Use this when you already know exactly what needs to be built and don't need the planning ceremony.
/work "add rate limiting to the login endpoint"
The coordinator sees this isn't a beads ID. It runs:
bd create "add rate limiting to the login endpoint" -t feature --jsonCreates a bead on the fly, then runs the full cycle — installs dependencies, creates worktree, spawns implementer, runs reviewers (unless it's a single-file change), creates PR. Same output as the full path, just without the planning ceremony.
The two paths compared:
Full ceremony (big/uncertain):
/plan → discuss → beads filed → reviewer-plan → /work <epic-id>
Lightweight (small/clear):
/work "description" → coordinator creates bead inline → implements
/plan "JWT authentication"
→ plan.md (router)
→ planner/SKILL.md (Opus 4.6)
Phase 1: explore codebase
Phase 2: discuss with you → AskUserQuestion
Phase 3: file beads issues (bd-a3f8.1, .2, .3 with dependencies)

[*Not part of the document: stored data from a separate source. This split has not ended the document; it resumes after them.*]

@K.store_policy(nat.AW_STORE_WT)
def forward(m, x, training: bool, need_backward: bool, dtype=None, seed: int = 0, head=True):
    T = operand_dtype(dtype)
    if x.dtype != F32 or x.dim() != 3:
        raise ValueError("VQVAEPatch expects float32 windows of shape (B, seq_len, input_dim)")
    x = x.contiguous()
    sh = VQVAEShapes(m, x.shape[0])
    H, D, N, S, R, P, k1 = sh.H, sh.D, sh.N, sh.S, sh.R, sh.P, sh.k1
    if x.shape[1] != sh.L or x.shape[2] != sh.C:
        raise ValueError(f"expected windows (B, {sh.L}, {sh.C}), got {tuple(x.shape)}")
    pr = _params(m)
    dev = x.device
    p_drop = float(m.dropout_p) if training else 0.0
    e = lambda *s, dt=F32: torch.empty(*s, device=dev, dtype=dt)
    sv = Saved()
    sv.sh, sv.T, sv.p_drop, sv.training = sh, T, p_drop, training
    RT = sv.RT = resid_dtype(m, T)
    acc = accumulators(m, dev, sh.K, H, zero=False)
    sv.ctr = rng_snapshot(m, dev, p_drop, zero=acc["block"])
    sv.acc = acc
    owner = m.__dict__.get("_acc_owner")
    owned = owner is not None and owner() is not None
    sv.head_gsums = acc["head_gsums"] if not owned else torch.zeros(2 * H, device=dev, dtype=torch.float64)
    if need_backward and not owned:
        m.__dict__["_acc_owner"] = weakref.ref(sv)

    ops = operands.get(m, ("vqvae", T), lambda: _operand_jobs(m, T))
    Wp, Ws, Wd0, Wt1 = ops["Wp"], ops["Ws"], ops["Wd0"], ops["Wt1"]
    enc_w = [(ops[f"enc{r}_1"], ops[f"enc{r}_2"]) for r in range(R)]
    dec_w = [(ops[f"dec{r}_1"], ops[f"dec{r}_2"]) for r in range(R)]
    sv.ops = ops

    patches = e(N, sh.ldp, dt=T)
    K.patchify(x, P, patches)
    x0, a0 = e(N, H, dt=RT), e(N, H, dt=T)
    K.gemm(patches, Wp, N, H, sh.ldp, bias=pr["pe"].bias, C=x0, C2=a0, c2_mode=1, flops=2 * N * H * P)

    stack = dict(T=T, RT=RT, p_drop=p_drop, ctr=sv.ctr, training=training, save=need_backward)
    _, xR_T, sv.enc = resstack.forward(resstack.Geometry(1, H, S), x0, a0, enc_w, _biases(pr["enc"]), pr["enc_bn"],
                                       seeds=[_mix(seed, 100 + r) for r in range(R)],
                                       chain=K.res_chain_ok(H, R, T, RT), **stack)
    if R == 0:
        xR_T = _operand(x0, T)

    z = e(N, D)
    K.gemm(xR_T, Ws, N, D, H, bias=pr["sep"].bias, C=z)

    Kc = sh.K
    if pr["E"] is None:
        rvq = m.vector_quantization.vq
        zq, idx2, losses, sv.rvq = rvq.quantize_rows(z, training, save=need_backward)
        idx = idx2[:, 0] if rvq.num_quantizers == 1 else idx2
        emb_loss = losses.view(()) if rvq.num_quantizers == 1 else losses.sum()
        perplexity = None
    else:
        zq = e(N, D)
        idx = e(N, dt=torch.int64)
        counts, sq = acc["counts"], acc["vq_sq"]
        zq_T = None if T == F32 else e(N, D, dt=T)
        K.vq_forward(z, pr["E"], zq, idx, counts, sq, zq_copy=zq_T, count_groups=VQ_COUNT_GROUPS)
        emb_loss, perplexity = e(()), e(())
        K.vq_finalize(counts, sq, N, Kc, D, m.vector_quantization.beta, emb_loss, perplexity,
                      count_groups=VQ_COUNT_GROUPS)
    if pr["E"] is None or T == F32:
        zq_T = zq if T == F32 else _cast(zq, T)

    y0, ya0 = e(N, H, dt=RT), e(N, H, dt=T)
    K.gemm(zq_T, Wd0, N, H, D, bias=pr["dec0"].bias, C=y0, C2=ya0, c2_mode=1)
    bf_y = T != F32 and K.head_bf16_ok(H) and os.environ.get("ARCWELD_HEAD_BF16", "1") == "1"
    Y = e(N, k1 * H, dt=T if bf_y else F32)
    colstats = acc["colstats"] if training else None
    dec_chain = K.res_chain_ok(H, R, T, RT, 3, S, "DEC") and pr["dec_bn"] is None
    convt_tail = dec_chain and bf_y and k1 <= nat.RES_TAIL_MAX and K.convt_tail_ok()
    _, yR_T, sv.dec = resstack.forward(resstack.Geometry(3, H, S), y0, ya0, dec_w, _biases(pr["dec"]), pr["dec_bn"],
                                       seeds=[_mix(seed, 200 + r) for r in range(R)], chain=dec_chain,
                                       tail=(Wt1, pr["t1"].bias, Y, colstats) if convt_tail else None, **stack)
    if R == 0:
        yR_T = _operand(y0, T)

    bn = pr["bn"]
    if not convt_tail:
        K.gemm(yR_T, Wt1, N, k1 * H, H, bias=pr["t1"].bias, bias_mod=H, C=Y, colstats=colstats, stats_mod=H)
    stats = e(4 * H)
    K.bn_finalize(colstats, N * k1, H, bn.weight, bn.bias, bn.running_mean, bn.running_var,
                  bn.num_batches_tracked if training else None, bn.eps,
                  bn.momentum if bn.momentum is not None else 0.1, training, stats)
    x_hat = e(sh.B, sh.L, sh.C)
    Y2 = Y.view(N * k1, H)
    sv.head_fused = not head and need_backward and fused_head_ok(H)
    if not sv.head_fused:
        K.unpatch_head_fwd(Y2, sh.Q, stats, pr["t2"].weight.view(H, 5), pr["t2"].bias, x_hat)

    if not need_backward:
        return emb_loss, x_hat, perplexity, idx, None
    sv.patches, sv.xR_T, sv.z, sv.idx, sv.zq_T, sv.yR_T = patches, xR_T, z, idx, zq_T, yR_T
    sv.Y2, sv.stats = Y2, stats
    sv.Ws, sv.Wd0, sv.Wt1 = Ws, Wd0, Wt1
    return emb_loss, x_hat, perplexity, idx, sv
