# ... 223 lines not shown
    "gsx_dev_download_staged": (_I, [_P, _P, _P, C.c_size_t]),
    "gsx_host_gather_f32": (_I, [_P, _I64, _I64, C.POINTER(_I64), _I, _P]),
    "gsx_host_gather_columns_f32": (_I, [_P, _I64, _I64, C.POINTER(_I64), _I, _P]),
    "gsx_host_compact_rows": (_I, [_P, _I64, _I64, _P, _P, _I64, C.POINTER(_I64)]),
    "gsx_host_take_rows": (_I, [_P, _I64, _I64, _P, _I64, _P]),
    "gsx_host_zero_columns": (_I, [_P, _I64, _I64, C.POINTER(_I64), _I]),
    "gsx_host_append_columns": (_I, [_P, _I64, _I64, _P, _I64, _P, _I64]),
    "gsx_host_take_rows_append": (_I, [_P, _I64, _I64, _P, _I64, _P, _I64, _P, _I64]),
    "gsx_host_take_rows_shape": (_I, [_P, _I64, _I64, _P, _I64, _P, _I64, C.POINTER(_I64), _I, _P, _I64]),
    "gsx_rgb_from_sh": (_I, [_P, _I64, _P, _P]),
    "gsx_rgb_from_sh_dev": (_I, [_P, _P, _I64, _P, _P]),
    "gsx_rgb_from_sh_list": (_I, [_P, _I64, _P, _P, _I64, C.POINTER(_I64)]),
    "gsx_rgb_from_sh_list_dev": (_I, [_P, _P, _I64, _P, _P, _I64, _P]),
    "gsx_compact_rows_dev": (_I, [_P, _P, _P, _P, _I64, _P, _P, C.POINTER(_I64)]),
    "gsx_mask_bbox_dev": (_I, [_P, _P, _I64, _P, _P]),
    "gsx_mask_ge_dev": (_I, [_P, _P, _P, _I64, _D, _P]),
    "gsx_sor_knn_dev": (_I, [_P, _P, _P, _P, _I64, _I64, _I64, _I64, _I, _I, _P, C.POINTER(SorInfo)]),
    "gsx_sor_knn_share_dev": (_I, [_P, _P, _P, _P, _I64, _I64, _I, _I, _I, _I, _P, C.POINTER(SorInfo)]),
    "gsx_sor_debug_brick_plan": (_I, [_P, _P, _P, _P, _I64]),
    "gsx_sor_debug_work_queue": (_I, [_P, _P, _P, _P]),
    "gsx_sor_debug_tree": (_I, [_P, _P, _P, _P, _I64, C.POINTER(_I64), C.POINTER(_I64)]),
    "gsx_sor_debug_wave_stamps": (_I, [_P, _I, _P, _I64, _P]),
    "gsx_sor_debug_points_per_cell": (_D, [_I, _I64, _I]),
    "gsx_sor_debug_group_bricks": (_I, [_P, _I64, _I, _I, _I, _P, C.POINTER(C.c_int32)]),
    "gsx_sor_debug_refine_sizing": (_I, [C.POINTER(RefineSizingIn), C.POINTER(RefineSizingOut)]),
    "gsx_knn_probe_root_dev": (_I, [_P, _P, _I64, _I, _P]),
    "gsx_knn_probe_mean_dev": (_I, [_P, _P, _I64, _I64, _I, _I, _I, _P]),
    "gsx_sor_stats_dev": (_I, [_P, _P, _I64, _D, _P]),
    "gsx_sor_mask_dev": (_I, [_P, _P, _I64, _P, _P]),
    "gsx_comm_unique_id": (_I, [_P]),
    "gsx_comm_init": (_I, [_P, _I, _I, _P]),
    "gsx_comm_destroy": (_I, [_P]),
    "gsx_comm_all_reduce": (_I, [_P, _P, _I64, _I]),
    "gsx_comm_all_gather": (_I, [_P, _P, _P, _I64]),
    "gsx_comm_all_to_all_v": (_I, [_P, _P, _P, _P, _P, _P, _P, _I]),
    "gsx_comm_all_to_all_segs": (_I, [_P, _P, _P, _I, _P, _P, _P, _P, _I]),
    "gsx_comm_abort": (_I, [_P]),
    "gsx_comm_transport": (_I, [_P]),
    "gsx_comm_rank": (_I, [_P, C.POINTER(_I), C.POINTER(_I)]),
    "gsx_comm_barrier": (_I, [_P]),
    "gsx_slab_plan": (_I, [_P, _I, _I, _I64, _I, _D, C.POINTER(SlabPlan)]),
    "gsx_sor_slab_step_dev": (_I, [_P, _P, _I64, _I, _D, _D, _P, C.POINTER(SlabStep)]),
    "gsx_slab_bbox_dev": (_I, [_P, _P, _P, _P, _I64, _I64, _P]),
    "gsx_slab_hist_dev": (_I, [_P, _P, _P, _P, _I64, _I64, _P, _P]),
    "gsx_slab_partition_dev": (_I, [_P, _P, _P, _P, _I64, _I64, _I, _I, C.c_float, C.c_float, _P, _I, _P, _P, _P, _P, _P]),
    "gsx_sor_knn_slab_dev": (_I, [_P, _P, _I64, _I64, _I, _P, _P]),
# ... 1985 lines not shown
        if sh_count:
            sh = np.stack([data["f_rest_%d" % j][rows] for j in range(sh_count)], axis=1)
            if level == 2:
                out["sh"] = np.clip((sh - -2.0) / (2.0 - -2.0) * 255, 0, 255).astype(np.uint8)
            else:
                out["sh"] = sh.astype(out.dtype["sh"].base)
    return out


def ksplat_centres_host(data: np.ndarray, bucket_size: int) -> np.ndarray:
    idx = np.arange(0, len(data), bucket_size)
    cols = []
    with np.errstate(all="ignore"):
        for a in "xyz":
            v = data[a]
            cols.append((np.minimum.reduceat(v, idx) + np.maximum.reduceat(v, idx)) / 2.0)
    return np.column_stack(cols).astype(np.float32)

Phase 4: Task → reviewer-plan/SKILL.md → APPROVED
/work bd-a3f8 (epic ID — coordinator handles all subtasks)
→ work.md (router, fetches epic + subtasks from beads)
→ coordinator/SKILL.md (Opus 4.6)
install dependencies
create ONE worktree + branch: feature/jwt-authentication
analyze file overlap → run tasks sequentially (chain dependency)
For each task (in dependency order, same worktree):
Task → implementer/SKILL.md (Sonnet 4.6)
write failing tests → implement → verify → coverage review → summary
Task → reviewer-correctness/SKILL.md ─┐
Task → reviewer-tests/SKILL.md ├─ parallel
Task → reviewer-architecture/SKILL.md ─┘
fix trivial findings, file issues for non-trivial
after all tasks: push branch, open ONE PR
/merge
→ merge-queue/SKILL.md
scan PRs → categorize → choose strategy → merge/rebase → report
Every box is either a file loaded into a context window, or a fresh subagent spawned via the Task tool. Nothing is implicit. Every agent's behavior is determined entirely by which SKILL.md it was told to read at the moment it was spawned.